Translation of "Villagers" in Turkish

0.006 sec.

Examples of using "Villagers" in a sentence and their turkish translations:

The villagers fear him.

Köylüler ondan korkar.

The explosion frightened the villagers.

Patlama köylüleri korkuttu.

All the villagers know him.

Bütün köylüler onu tanır.

About thirty villagers were injured.

Yaklaşık otuz köylü yaralandı.

The villagers supported a new road.

Köylüler yeni yolu destekledi.

They supplied the villagers with food.

Köylülere yiyecek sağladılar.

Very few of Turkish villagers are literate.

Türk köylüsünün pek azı okur yazardır.

The villagers were kind to their visitors.

Köylüler ziyaretçilerine karşı nazikti.

The villagers tried to freeze us out.

Köylüler bizi dışlamaya çalıştı.

The villagers are occupied mainly with fishing.

Köylüler özellikle balıkçılık ile meşguldürler.

The villagers are dancing around the Maypole.

Köylüler bahar bayramı direğinin etrafında dans ediyorlar.

All the villagers know of the accident.

Tüm köylüler kazayı biliyorlar.

Reported to have eaten a 126 Himalayan villagers.

"insan yiyen Rudraprayag parsından" bahsediyor.

The volunteer group provided the villagers with water.

Gönüllü grup, köylülere su sağladı.

The villagers regarded the stranger as their enemy.

Köylüler, yabancıya düşman gözüyle baktılar.

The villagers believed in a life after death.

Köylüler ölümden sonraki bir hayata inanıyorlar.

The villagers had a bias against any newcomer.

Köylülerin her gelene karşı bir önyargısı vardı.

We got a hostile reception from the villagers.

Köylüler tarafından düşmanca karşılandık.

The villagers thought that he was very generous.

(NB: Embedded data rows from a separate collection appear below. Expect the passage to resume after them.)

@@ -628,6 +633,14 @@
     CHK(ensure(c, c->csc_pos, sizeof(int) * (size_t)nnz));
     CHK(ensure(c, c->tmp0, sizeof(int) * (size_t)std::max<i64>(nnz, m + 1)));
     CHK(ensure(c, c->tmp1, sizeof(int) * (size_t)nnz));
+    const bool pack = c->packed && nnz > 0 && c->n <= plsa::PACK_MAX_IDS;
+    c->pk_csc_valid = false;
+    c->pk_csc_ok = false;
+    if (pack) {
+        CHK(ensure(c, c->pk_csc, sizeof(unsigned) * (size_t)nnz));
+        CHK(ensure(c, c->pk_count, sizeof(unsigned long long)));
+        HIPCHK(c, hipMemsetAsync(c->pk_count.p, 0, sizeof(unsigned long long), c->stream));
+    }
     if (nnz > 0) {
         hipLaunchKernelGGL(plsa::k_iota, dim3(grid_for(c, nnz, 256)), dim3(256), 0, c->stream,
                            c->tmp1.as<int>(), nnz);
@@ -645,7 +658,8 @@
                            c->tmp0.as<int>(), nnz, (int)m, c->colptr.as<int>());
         hipLaunchKernelGGL(plsa::k_csc_gather, dim3(grid_for(c, nnz, 256)), dim3(256), 0, c->stream,
                            c->csc_pos.as<int>(), c->rowidx.as<int>(), c->val, nnz,
-                           c->csc_row.as<int>(), c->csc_val.as<float>());
+                           c->csc_row.as<int>(), c->csc_val.as<float>(), pack ? c->pk_csc.as<unsigned>() : nullptr,
+                           pack ? c->pk_count.as<unsigned long long>() : nullptr);
         CHK(launch_check(c, "k_csc_gather"));
     } else {
         HIPCHK(c, hipMemsetAsync(c->colptr.p, 0, sizeof(int) * (size_t)(m + 1), c->stream));
@@ -703,8 +717,46 @@
                        c->heavy_cols.as<int>() + m);
     CHK(launch_check(c, "k_heavy_list"));
     HIPCHK(c, hipMemcpyAsync(&c->n_heavy, c->heavy_cols.as<int>() + m, sizeof(int), hipMemcpyDeviceToHost, c->stream));
+    unsigned long long escaped = 0;
+    if (pack) HIPCHK(c, hipMemcpyAsync(&escaped, c->pk_count.p, sizeof escaped, hipMemcpyDeviceToHost, c->stream));
     HIPCHK(c, hipStreamSynchronize(c->stream));
     c->csc_valid = true;
+    c->pk_csc_valid = c->packed;
+    c->pk_csc_ok = pack && escaped * 16 <= (unsigned long long)nnz;
+    if (!c->pk_csc_ok) release(c->pk_csc);
+    return 0;
+}
+
+int build_packed(plsa_ctx *c, DevBuf &out, const int *ids, const float *vals, i64 id_range, bool *ok) {
+    *ok = false;
+    const i64 nnz = c->nnz;
+    if (nnz <= 0 || id_range > plsa::PACK_MAX_IDS) { release(out); return 0; }
+    CHK(ensure(c, out, sizeof(unsigned) * (size_t)nnz));
+    CHK(ensure(c, c->pk_count, sizeof(unsigned long long)));
+    HIPCHK(c, hipMemsetAsync(c->pk_count.p, 0, sizeof(unsigned long long), c->stream));
+    hipLaunchKernelGGL(plsa::k_pack_entries, dim3(grid_for(c, nnz, 256)), dim3(256), 0, c->stream,
+                       ids, vals, nnz, out.as<unsigned>(), c->pk_count.as<unsigned long long>());
+    CHK(launch_check(c, "k_pack_entries"));
+    unsigned long long escaped = 0;
+    HIPCHK(c, hipMemcpyAsync(&escaped, c->pk_count.p, sizeof escaped, hipMemcpyDeviceToHost, c->stream));
+    HIPCHK(c, hipStreamSynchronize(c->stream));
+    *ok = escaped * 16 <= (unsigned long long)nnz;
+    if (!*ok) release(out);
+    return 0;
+}
+
+int ensure_packed_csr(plsa_ctx *c) {
+    if (!c->packed || c->pk_csr_valid) return 0;
+    CHK(build_packed(c, c->pk_csr, c->col, c->val, c->m, &c->pk_csr_ok));
+    c->pk_csr_valid = true;
+    return 0;
+}
+
+int ensure_packed_csc(plsa_ctx *c) {
+    CHK(ensure_csc(c));
+    if (!c->packed || c->pk_csc_valid) return 0;
+    CHK(build_packed(c, c->pk_csc, c->csc_row.as<int>(), c->csc_val.as<float>(), c->n, &c->pk_csc_ok));
+    c->pk_csc_valid = true;
     return 0;
 }
 
@@ -844,19 +896,27 @@
     const int rseg = c->rseg;
     const i64 n_ritems = c->n_ritems;
     if (want_ll) CHK(ensure(c, c->ll_partials, sizeof(double) * (size_t)grid));
+    if (!from_p) CHK(ensure_packed_csr(c));
+    const bool packed = !from_p && c->packed && c->pk_csr_ok;
     CHK(dispatch_shape_row(c, [&](auto S) {
         using Sh = decltype(S);
-        const int *ip = c->indptr, *cl = c->col;
+        const int *ip = c->indptr, *cl = packed ? c->pk_csr.as<int>() : c->col;
         const float *vl = c->val, *U = c->U[c->cu].as<float>(), *Vt = c->Vt[c->cv].as<float>();
         const float *P = p_base(c);
         float *Un = c->U[out_u(c)].as<float>();
         double *llp = c->ll_partials.as<double>();
         const int n = (int)c->n, kp = c->kp;
-        auto go = [&](auto FP, auto LL, auto TN, const char *name) {
+        auto launch = [&](auto SS, auto FP, auto LL, auto TN, const char *name) {
             Scope s(c, name);
-            hipLaunchKernelGGL((plsa::k_row_pass<Sh, decltype(FP)::value, decltype(LL)::value, decltype(TN)::value>),
+            hipLaunchKernelGGL((plsa::k_row_pass<decltype(SS), decltype(FP)::value, decltype(LL)::value, decltype(TN)::value>),
                                dim3(grid), dim3(256), 0, c->ls, ip, cl, vl, n, order, U, Vt, P, Un,
                                d_sw, d_norm_pdz, kp, thresh, llp, ri_row, ri_start, rseg, n_ritems, rpart, xcd_rows ? 1 : 0);
+        };
+        auto go = [&](auto FP, auto LL, auto TN, const char *name) {
+            if constexpr (!decltype(FP)::value) {
+                if (packed) { launch(plsa::Packed<Sh>{}, FP, LL, TN, name); return; }
+            }
+            launch(Sh{}, FP, LL, TN, name);
         };
         using T = std::true_type;
         using F = std::false_type;
@@ -963,7 +1023,8 @@
 }
 
 int run_col_pass(plsa_ctx *c, bool from_p, const float *d_sw, float thresh, int parts = 3) {
-    CHK(ensure_csc(c));
+    CHK(from_p ? ensure_csc(c) : ensure_packed_csc(c));
+    const bool packed = !from_p && c->packed && c->pk_csc_ok;
     CHK(ensure(c, c->partial, sizeof(float) * (size_t)std::max<i64>(c->n_items, 1) * c->kp));
     int rc = 0;
     CHK(dispatch_shape_gather(c, table_is_wide(c, c->n), [&](auto S) {
@@ -984,16 +1045,23 @@
                     grid = std::min(grid, c->small_grid * c->prop.multiProcessorCount);
                 Scope s(c, from_p ? "k_col_pass<P>" : "k_col_pass<fused>");
                 const int4 *rec = c->item_rec.as<int4>();
-                const int *lo = c->xcd_lo.as<int>(), *cr = c->csc_row.as<int>(), *cp = c->csc_pos.as<int>();
+                const int *lo = c->xcd_lo.as<int>(), *cp = c->csc_pos.as<int>();
+                const int *cr = packed ? c->pk_csc.as<int>() : c->csc_row.as<int>();
                 const float *cvl = c->csc_val.as<float>(), *U = c->U[c->cu].as<float>(), *Vt = c->Vt[c->cv].as<float>();
                 float *part = c->partial.as<float>();
                 double *sums = c->colsum_rows.as<double>();
                 unsigned long long *te = c->t_end.as<unsigned long long>();
                 const int kp = c->kp;
-                auto go = [&](auto FP, auto TM, auto TN) {
-                    hipLaunchKernelGGL((plsa::k_col_pass<Sh, decltype(FP)::value, decltype(TM)::value, decltype(TN)::value>),
+                auto run = [&](auto SS, auto FP, auto TM, auto TN) {
+                    hipLaunchKernelGGL((plsa::k_col_pass<decltype(SS), decltype(FP)::value, decltype(TM)::value, decltype(TN)::value>),
                                        dim3(grid), dim3(256), smem, c->ls, rec, n_visit, lo, cr, cvl, cp, U, Vt, p_base(c), d_sw,
                                        part, kp, thresh, xcd_split, sums, te);
+                };
+                auto go = [&](auto FP, auto TM, auto TN) {
+                    if constexpr (!decltype(FP)::value) {
+                        if (packed) { run(plsa::Packed<Sh>{}, FP, TM, TN); return; }
+                    }
+                    run(Sh{}, FP, TM, TN);
                 };
                 using T = std::true_type;
                 using F = std::false_type;
@@ -1522,6 +1590,7 @@
     if (const char *s = getenv("PLSA_OVERLAP")) c->overlap = atoi(s) != 0;
     if (const char *s = getenv("PLSA_OVERLAP_FULL_LIMIT")) c->overlap_full_limit = atof(s);
     if (const char *s = getenv("PLSA_ROW_ITEMS")) c->ritems_mode = atoi(s);
+    if (const char *s = getenv("PLSA_PACKED")) c->packed = atoi(s) != 0;
     if (const char *s = getenv("PLSA_ROW_SEG")) c->rseg_override = std::max(1, atoi(s));
     int mult = 128;
     if (const char *s = getenv("PLSA_GRID_MULT")) mult = std::max(1, atoi(s));
@@ -2070,7 +2139,8 @@
         auto enqueue_iteration = [&](bool want_ll, int *blocks) -> int {
             const bool overlap = c->overlap && !c->sharded;
             if (overlap && (double)c->nnz * c->kp < c->overlap_full_limit) {
-                CHK(ensure_csc(c));
+                CHK(ensure_packed_csc(c));
+                CHK(ensure_packed_csr(c));
                 CHK(ensure_ritems(c));
                 const int *unused = nullptr;
                 if (!c->use_ritems) CHK(ensure_roworder(c, &unused));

Köylüler onun çok cömert olduğunu düşündü.

A lot of villagers were killed by soldiers.

Birçok köylü askerler tarafından öldürüldü.

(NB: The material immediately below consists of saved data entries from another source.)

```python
class AugmentationModule:

    def __init__(self, config, len_of_files, max_batch=1024):
        aug = config["pretrain"]["augmentations"]
        self.mix = self.rrc = self.spec = None
        if "MixupBYOLA" in aug:
            self.mix = MixupBYOLA(ratio=aug["MixupBYOLA"]["ratio"], log_mixup_exp=aug["MixupBYOLA"]["log_mixup_exp"])
        if "RandomResizeCrop" in aug:
            r = aug["RandomResizeCrop"]
            self.rrc = RandomResizeCrop(virtual_crop_scale=r["virtual_crop_scale"], freq_scale=r["freq_crop_scale"],
                                        time_scale=r["time_crop_scale"])
        if "SpecAugment" in aug:
            self.spec = SpecAugment(**aug["SpecAugment"])
        self.kmix = None
        if "Kmix" in aug:
            k = aug["Kmix"]
            self.kmix = Kmix(ratio=k["ratio"], log_mixup_exp=k["log_mixup_exp"], top_k=k["top_k"], centroid_path=k.get("centroid_path"),
                             centroids=k.get("centroids"))
        if "PatchDrop" in aug:
            raise NotImplementedError("PatchDrop is not part of the HIP two-view path (SURVEY 2.4); drop the key")
        self.train_transform = nn.Sequential(*[m for m in (self.mix, self.rrc, self.kmix, self.spec) if m is not None])
        self.pre_norm = None
        if config["pretrain"]["normalization"] == "mean_var":
            self.pre_norm = RunningNorm(epoch_samples=2 * len_of_files)
        self.n_memory = self.mix.n if self.mix is not None else 0
        self.max_batch = max_batch
        self.n_entries = 0
        self.clips_seen = 0
        self.bank = None
        self.R = 0
        self.last_plan = None

    def plan(self, B, F, T, lens=None, unit=0):
        import ctypes
        ip = np.zeros((B, 2, 8), np.int32)
        fp = np.zeros((B, 2, 2), _F32)
        K = self.spec.max_masks if self.spec is not None else 1
        mk = np.full((B, 2, K, 4), -1, np.int32)
        ch = cw = 0
        if self.rrc is not None:
            ch, cw = int(F * self.rrc.virtual_crop_scale[0]), int(T * self.rrc.virtual_crop_scale[1])
        lens_a = None if lens is None else np.ascontiguousarray(lens, dtype=np.int32)
        starts = np.zeros(B, np.int32)
        st = np.random.get_state()
        np_key = np.ascontiguousarray(st[1], dtype=np.uint32)
        np_pos = ctypes.c_int(int(st[2]))
        ps = random.getstate()
        py_key = np.array(ps[1][:624], dtype=np.uint32)
        py_pos = ctypes.c_int(int(ps[1][624]))
        ne = ctypes.c_longlong(self.n_entries)
        fs = self.rrc.freq_scale if self.rrc is not None else (1.0, 1.0)
        ts = self.rrc.time_scale if self.rrc is not None else (1.0, 1.0)
        sp = self.spec
        N.call_host("aug_plan_host", np_key.ctypes.data, ctypes.addressof(np_pos), py_key.ctypes.data,
                    ctypes.addressof(py_pos), B, F, T, self.clips_seen, ctypes.addressof(ne), self.R, self.n_memory,
                    int(self.mix is not None), float(self.mix.ratio) if self.mix is not None else 0.0,
                    int(self.rrc is not None), float(fs[0]), float(fs[1]), float(ts[0]), float(ts[1]), ch, cw,
                    int(sp is not None), sp.F if sp else 1, sp.T if sp else 1, sp.nf if sp else 0, sp.nt if sp else 0,
                    lens_a.ctypes.data if lens_a is not None else None, int(unit), starts.ctypes.data, ip.ctypes.data,
                    fp.ctypes.data, mk.ctypes.data)
        self.last_starts = starts if lens_a is not None else None
        np.random.set_state((st[0], np_key, np_pos.value, st[3], st[4]))
        random.setstate((ps[0], tuple(int(v) for v in py_key) + (py_pos.value,), ps[2]))
        self.n_entries = ne.value
        self.clips_seen += B
        masks = []
        if sp is not None:
            for b in range(B):
                for v in range(2):
                    masks.append([tuple(int(x) for x in m[:3]) for m in mk[b, v] if m[0] >= 0])
        return ip, fp, (ch, cw), masks

    def plan_py(self, B, F, T, lens=None, unit=0):
        starts = np.zeros(B, np.int32)
        ip = np.zeros((B, 2, 8), np.int32)
        fp = np.zeros((B, 2, 2), _F32)
        masks = []
        ch = cw = 0
        if self.rrc is not None:
            ch, cw = int(F * self.rrc.virtual_crop_scale[0]), int(T * self.rrc.virtual_crop_scale[1])
        for b in range(B):
            c = self.clips_seen + b
            if lens is not None:
                over = int(lens[b]) - unit
                starts[b] = random.randint(0, over) if over > 0 else 0
            for v in range(2):
                e = ip[b, v]
                e[0] = c % self.R
                e[1] = -1
                if self.mix is not None:
                    alpha = self.mix.ratio * np.random.random()
                    n_bank = min(self.n_entries, self.n_memory)
                    if n_bank > 0:
                        k = np.random.randint(n_bank)
                        g = self.n_entries - n_bank + k
                        e[1] = (g // 2) % self.R
                        a1 = 1.0 - alpha
                        fp[b, v, 0] = _F32(a1)
                        fp[b, v, 1] = _F32(1.0 - a1)
                    self.n_entries += 1
                if self.rrc is not None:
                    i, j, h, w = RandomResizeCrop.get_params((ch, cw), (F, T), self.rrc.time_scale, self.rrc.freq_scale)
                    e[2:7] = (i, j, h, w, 1)
                if self.spec is not None:
                    masks.append(self.spec.plan(F, T))
        self.clips_seen += B
        self.last_starts = starts if lens is not None else None
        return ip, fp, (ch, cw), masks

    def _ensure_ring(self, B, n=None, device=None):
        need = 1025 + max(B, self.max_batch)
        if self.R == 0:
            self.R = need
        elif need > self.R:
            if self.bank is not None:
                old, old_R = self.bank, self.R
                self.bank = torch.zeros(need, old.shape[1], dtype=torch.float32, device=old.device)
                for c in range(max(0, self.clips_seen - 1025), self.clips_seen):
                    self.bank[c % need].copy_(old[c % old_R])
            self.R = need
        self.max_batch = max(self.max_batch, B)
        if self.bank is None and n is not None:
            self.bank = torch.zeros(self.R, n, dtype=torch.float32, device=device)

    def _upload(self, key, arr, dev, depth=int(os.environ.get("AUDIOSSL_UPLOAD_DEPTH", "2"))):
        ring = self.__dict__.setdefault("_staging", {}).setdefault((key, arr.shape, arr.dtype.str), {"i": 0, "slots": []})
        if len(ring["slots"]) < depth:
            ring["slots"].append([torch.from_numpy(np.empty_like(arr)).pin_memory(), None])
        slot = ring["slots"][ring["i"] % len(ring["slots"])]
        ring["i"] += 1
        if slot[1] is not None:
            slot[1].synchronize()
        slot[0].numpy()[...] = arr
        out = slot[0].to(dev, non_blocking=True)
        slot[1] = torch.cuda.Event()
        slot[1].record()
        return out

    def _ensure_bank(self, B, n, device):
        self._ensure_ring(B, n, device)

    @torch.no_grad()
    def augment_batch(self, lms, plan=None):
        if lms.dim() == 4:
            lms = lms[:, 0]
        lms = lms.contiguous().float()
        if not lms.is_cuda:
            raise RuntimeError("AugmentationModule runs on the GPU only (no CPU fallback)")
        B, F, T = lms.shape
        n = F * T
        dev = lms.device
        self._ensure_bank(B, n, dev)
        mu = torch.zeros(B, dtype=torch.float32, device=dev)
        sd = torch.ones(B, dtype=torch.float32, device=dev)
        if self.pre_norm is not None:
            mom = torch.empty(B, 2, dtype=torch.float64, device=dev)
            si, sf = self.pre_norm.device_state(dev)
            N.call("clip_moments", lms, mom, B, n)
            N.call("runnorm_scan", mom, B, n, si, sf, mu, sd)
        if plan is None:
            slot0 = self.clips_seen % self.R
            plan = self.plan(B, F, T)
        else:
            slot0 = int(plan[0][0, 0, 0])
        N.call("aug_normalize", lms, mu, sd, self.bank, slot0, self.R, B, n)
        ip, fp, (ch, cw), masks = plan
        self.last_plan = (ip, fp, masks)
        ip_d = self._upload("ip", ip, dev)
        fp_d = self._upload("fp", fp, dev)
        v1 = torch.empty(B, 1, F, T, dtype=torch.float32, device=dev)
        v2 = torch.empty(B, 1, F, T, dtype=torch.float32, device=dev)
        log_mix = 1 if (self.mix is None or self.mix.log_mixup_exp) else 0
        N.call("aug_views", self.bank, self.R, ip_d, fp_d, v1, v2, B, F, T, max(ch, F), max(cw, T), log_mix)
        if self.kmix is not None:
            both = torch.stack([v1[:, 0], v2[:, 0]], dim=1).reshape(2 * B, F, T)
            mixed = self.kmix.mix_batch(both).view(B, 2, F, T)
            v1, v2 = mixed[:, 0:1].contiguous(), mixed[:, 1:2].contiguous()
        if self.spec is not None:
            K = self.spec.max_masks
            tab = np.full((B, 2, K, 4), -1, np.int32)
            for idx, ms in enumerate(masks):
                for k, (axis, st, en) in enumerate(ms):
                    tab[idx // 2, idx % 2, k] = (axis, st, en, 0)
            for v, view in enumerate((v1, v2)):
                t = self._upload(f"mask{v}", np.ascontiguousarray(tab[:, v]), dev)
                N.call("mask_fill", view, t, B, K, F, T, int(self.spec.zero))
        return v1, v2

    def __call__(self, x):
        src = x.device
        v1, v2 = self.augment_batch(x.cuda() if not x.is_cuda else x)
        v1, v2 = v1[0], v2[0]
        return (v1, v2) if src.type == "cuda" else (v1.to(src), v2.to(src))
```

All the villagers were invited to the feast.

Tüm köylüler ziyafete davet edildi.

Villagers were sent to their villages to avoid plague.

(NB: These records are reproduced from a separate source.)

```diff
+                        if (__any((meta & 0xf0f0u) != 0))
+                            ts = rows_of_planes(sd, sb0, sb1, sb2, k);
+                        unsigned c0A, c1A, c0B, c1B;
+                        asm("" : "=v"(c0A), "=v"(c1A), "=v"(c0B), "=v"(c1B));
+                        if (onA) pick(meta & 0xffu, ((tz & 0x0f0f0f0fu) << 1) | (u & 0x01010101u), (ts & 0x0f0f0f0fu) + 0x12121212u, c0A, c1A);
+                        if (onB)
+                            pick(__builtin_amdgcn_ubfe(meta, 8u, 8u), ((tz >> 3) & 0x1e1e1e1eu) | ((u >> 4) & 0x01010101u),
+                                 ((ts >> 4) & 0x0f0f0f0fu) + 0x12121212u, c0B, c1B);
+                        if (onA) shift_emit((fill - flushed) + (offs & 0x7ffu), __builtin_amdgcn_ubfe(offs, 11u, 5u), c0A, c1A, rlpcA);
+                        DADD(pt == 0 ? 14 : 15, total0 + total1);
+                        if (total0 + total1 > kBurst) {
+                            DCNT(54);
+                            commit(total0);
+                            total0 = 0;
+                        }
+                        if (onB) shift_emit((fill - flushed) + total0 + __builtin_amdgcn_ubfe(offs, 16u, 11u), offs >> 27, c0B, c1B, rlpcB);
+                        commit(total0 + total1);
                     }
                 }
             }
diff --git a/j2k_amd/csrc/tuning.cpp b/j2k_amd/csrc/tuning.cpp
--- a/j2k_amd/csrc/tuning.cpp
+++ b/j2k_amd/csrc/tuning.cpp
@@ -31,6 +31,7 @@
     {"t1dec_tail", "J2K_T1DEC_TAIL", &Tuning::t1dec_tail},
     {"bands", "J2K_BANDS", &Tuning::bands},
     {"t1_sparse", "J2K_T1_SPARSE", &Tuning::t1_sparse},
+    {"t1_pair", "J2K_T1_PAIR", &Tuning::t1_pair},
 };
 
 Tuning g_tuning;
```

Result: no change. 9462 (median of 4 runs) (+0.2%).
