   const uint32_t j = blockIdx.x >= jobs.nb[0] ? 1u : 0u, blk = blockIdx.x - (j ? jobs.nb[0] : 0u);
-  const uint32_t *__restrict__ count = jobs.count[j];
   uint32_t *__restrict__ table = jobs.table[j];
   const uint32_t len = jobs.len[j];
   const uint32_t base = blk * SCAN_TILE + threadIdx.x * SCAN_ITEMS;
   uint32_t v[SCAN_ITEMS];
+  scan_load(jobs, j, base, v);
   uint32_t s = 0;
 #pragma unroll
-  for (int k = 0; k < SCAN_ITEMS; ++k) {
-    v[k] = (base + k < len) ? count[base + k] : 0u;
-    s += v[k];
-  }
+  for (int k = 0; k < SCAN_ITEMS; ++k) s += v[k];
   uint32_t total;
   uint32_t run = block_excl_scan(s, &total) + jobs.sums[j][blk];
-#pragma unroll
-  for (int k = 0; k < SCAN_ITEMS; ++k) {
-    if (base + k < len) table[base + k] = run;
-    run += v[k];
+  uint32_t t[SCAN_ITEMS];
+#pragma unroll
+  for (int k = 0; k < SCAN_ITEMS; ++k) t[k] = run, run += v[k];
+  if (base + SCAN_ITEMS <= len) {
+    *reinterpret_cast<uint4 *>(table + base) = make_uint4(t[0], t[1], t[2], t[3]);
+    *reinterpret_cast<uint4 *>(table + base + 4) = make_uint4(t[4], t[5], t[6], t[7]);
+  } else {
+#pragma unroll
+    for (int k = 0; k < SCAN_ITEMS; ++k)
+      if (base + uint32_t(k) < len) table[base + k] = t[k];
+  }
+  if (j == 0u && jobs.bigCells) {
+#pragma unroll
+    for (int k = 0; k < SCAN_ITEMS; ++k)
+      if (v[k] > BIG_CELL) jobs.bigCells[atomicAdd(jobs.nBig, 1u)] = base + k, atomicAdd(jobs.bigTotal, v[k]);
+  }
+  if (j == 1u && jobs.segs) {
+    const uint32_t sh = jobs.segShift, lane = threadIdx.x & 63u, wave = threadIdx.x >> 6;
+    if (sh >= 3u) {
+      const uint32_t G = 1u << (sh - 3u);
+      const uint64_t occ = __ballot(s != 0u);
+      const bool lead = (lane & (G - 1u)) == 0u && ((occ >> lane) & ((1ull << G) - 1ull)) != 0ull;
+      const uint64_t leads = __ballot(lead);
+      __shared__ uint32_t waveAt[BLOCK / 64], blockAt;
+      if (lane == 0u) waveAt[wave] = uint32_t(__builtin_popcountll(leads));
+      __syncthreads();
+      if (threadIdx.x == 0) {
+        uint32_t tot = 0;
+        for (int w = 0; w < BLOCK / 64; ++w) {
+          const uint32_t c = waveAt[w];
+          waveAt[w] = tot, tot += c;
+        }
+        blockAt = tot ? atomicAdd(jobs.nSegs, tot) : 0u;
+      }
+      __syncthreads();
+      if (lead) jobs.segs[blockAt + waveAt[wave] + uint32_t(__builtin_popcountll(leads & ((1ull << lane) - 1ull)))] = base >> sh;
+    } else {
+      const uint32_t X = 1u << sh;
+      for (uint32_t k = 0; k < SCAN_ITEMS; k += X) {
+        uint32_t m = 0;
+        for (uint32_t q = 0; q < X; ++q) m += v[k + q];
+        if (m != 0u) jobs.segs[atomicAdd(jobs.nSegs, 1u)] = (base + k) >> sh;
+      }
+    }
   }
 }
 
@@ -223,33 +311,10 @@
 }
 
 
-constexpr uint32_t BIG_CELL = 2048;
-
-__global__ __launch_bounds__(BLOCK) void k_scatter_slots(uint32_t n, uint32_t tableN, const uint32_t *__restrict__ key,
-                                                         const uint32_t *__restrict__ table,
-                                                         uint32_t *__restrict__ count,
-                                                         uint32_t *__restrict__ permTmp,
-                                                         uint32_t *__restrict__ bigCells,
-                                                         uint32_t *__restrict__ nBig) {
-  const uint32_t i = blockIdx.x * BLOCK + threadIdx.x;
-  if (i >= n) return;
-  const uint32_t k = key[i];
-  if (k == DEAD_KEY) return;
-  const uint32_t b = min(k, tableN);
-  uint32_t before, rank;
-  wave_bucket_atomic(b, [&](uint32_t bb, uint32_t cnt) { return atomicSub(&count[bb], cnt); }, before, rank);
-  const uint32_t r = before - 1u - rank;
-  permTmp[table[b] + r] = i;
-  if (r == BIG_CELL) bigCells[atomicAdd(nBig, 1u)] = b;
-}
-
-__global__ __launch_bounds__(BLOCK) void k_sort_big_cells(const uint32_t *__restrict__ table, uint32_t tableN,
-                                                          const uint32_t *__restrict__ bigCells,
-                                                          const uint32_t *__restrict__ nBig,
-                                                          uint32_t *__restrict__ permTmp,
-                                                          const uint32_t *__restrict__ key) {
-  const uint32_t cells = *nBig;
-  for (uint32_t c = blockIdx.x; c < cells; c += gridDim.x) {
+
+__device__ inline void sort_big_cells(const uint32_t *__restrict__ table, uint32_t tableN, const uint32_t *__restrict__ bigCells,
+                                      uint32_t cells, uint32_t *__restrict__ permTmp, const uint32_t *__restrict__ key) {
+  for (uint32_t c = 0; c < cells; ++c) {
     const uint32_t b = bigCells[c];
     const uint32_t lo = table[b], m = table[b + 1] - lo;
     uint32_t *a = permTmp + lo;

Köylü, köyüne gönderildi veba bulaşmasın diye.

The villagers went in search of the missing child.

Köylüler kayıp çocuğu aramaya gittiler.

The festival is looked forward to by the villagers.

Festival köylüler tarafından dört gözle bekleniyor.

The villagers were displaced by the construction of a dam.

Köylüler bir baraj inşaatı nedeniyle yerinden edildi.

The villagers have done without electricity for a long time.

Köylüler uzun süredir elektriksiz yaptılar.

I asked the villagers many times to let me die.

Ben defalarca köylülerin ölmeme izin vermesini istedim.

The initiative measurably improved quality of life for the villagers.

Girişim, köylüler için yaşam kalitesini ölçülebilir şekilde artırdı.

The discussion the villagers had on the environment was quite lively.

- Köylülerin çevrede yaptığı tartışma oldukça canlıydı.
- Köylülerin çevre üzerine yaptıkları tartışma oldukça hararetliydi.

The killing of the innocent villagers was ordered by the evil dictator.

Zalim diktatör tarafından masum köylülerin öldürülmesi emredildi.

In Luo's first year back home, he was able to employ 15 villagers.

Döndükten sonraki ilk yılında, Luo 15 köylüye iş verebiliyordu

The new bridge made it easy for the villagers to go to town.

Yeni köprü köylülerin kasabaya gitmesini kolaylaştırdı.

All the villagers went into the mountains to look for a missing cat.

Bütün köylüler kayıp bir kediyi aramak için dağlara gittiler.

The boy cried "Wolf, wolf!" and the villagers came out to help him.

" Kurt, kurt " diye çocuk bağırdı! ve köylüler ona yardım etmek için dışarı çıktılar.

The situation of the villagers is better than ten years ago in many ways.

Köylülerin durumu birçok yönden on yıl öncesine göre daha iyi.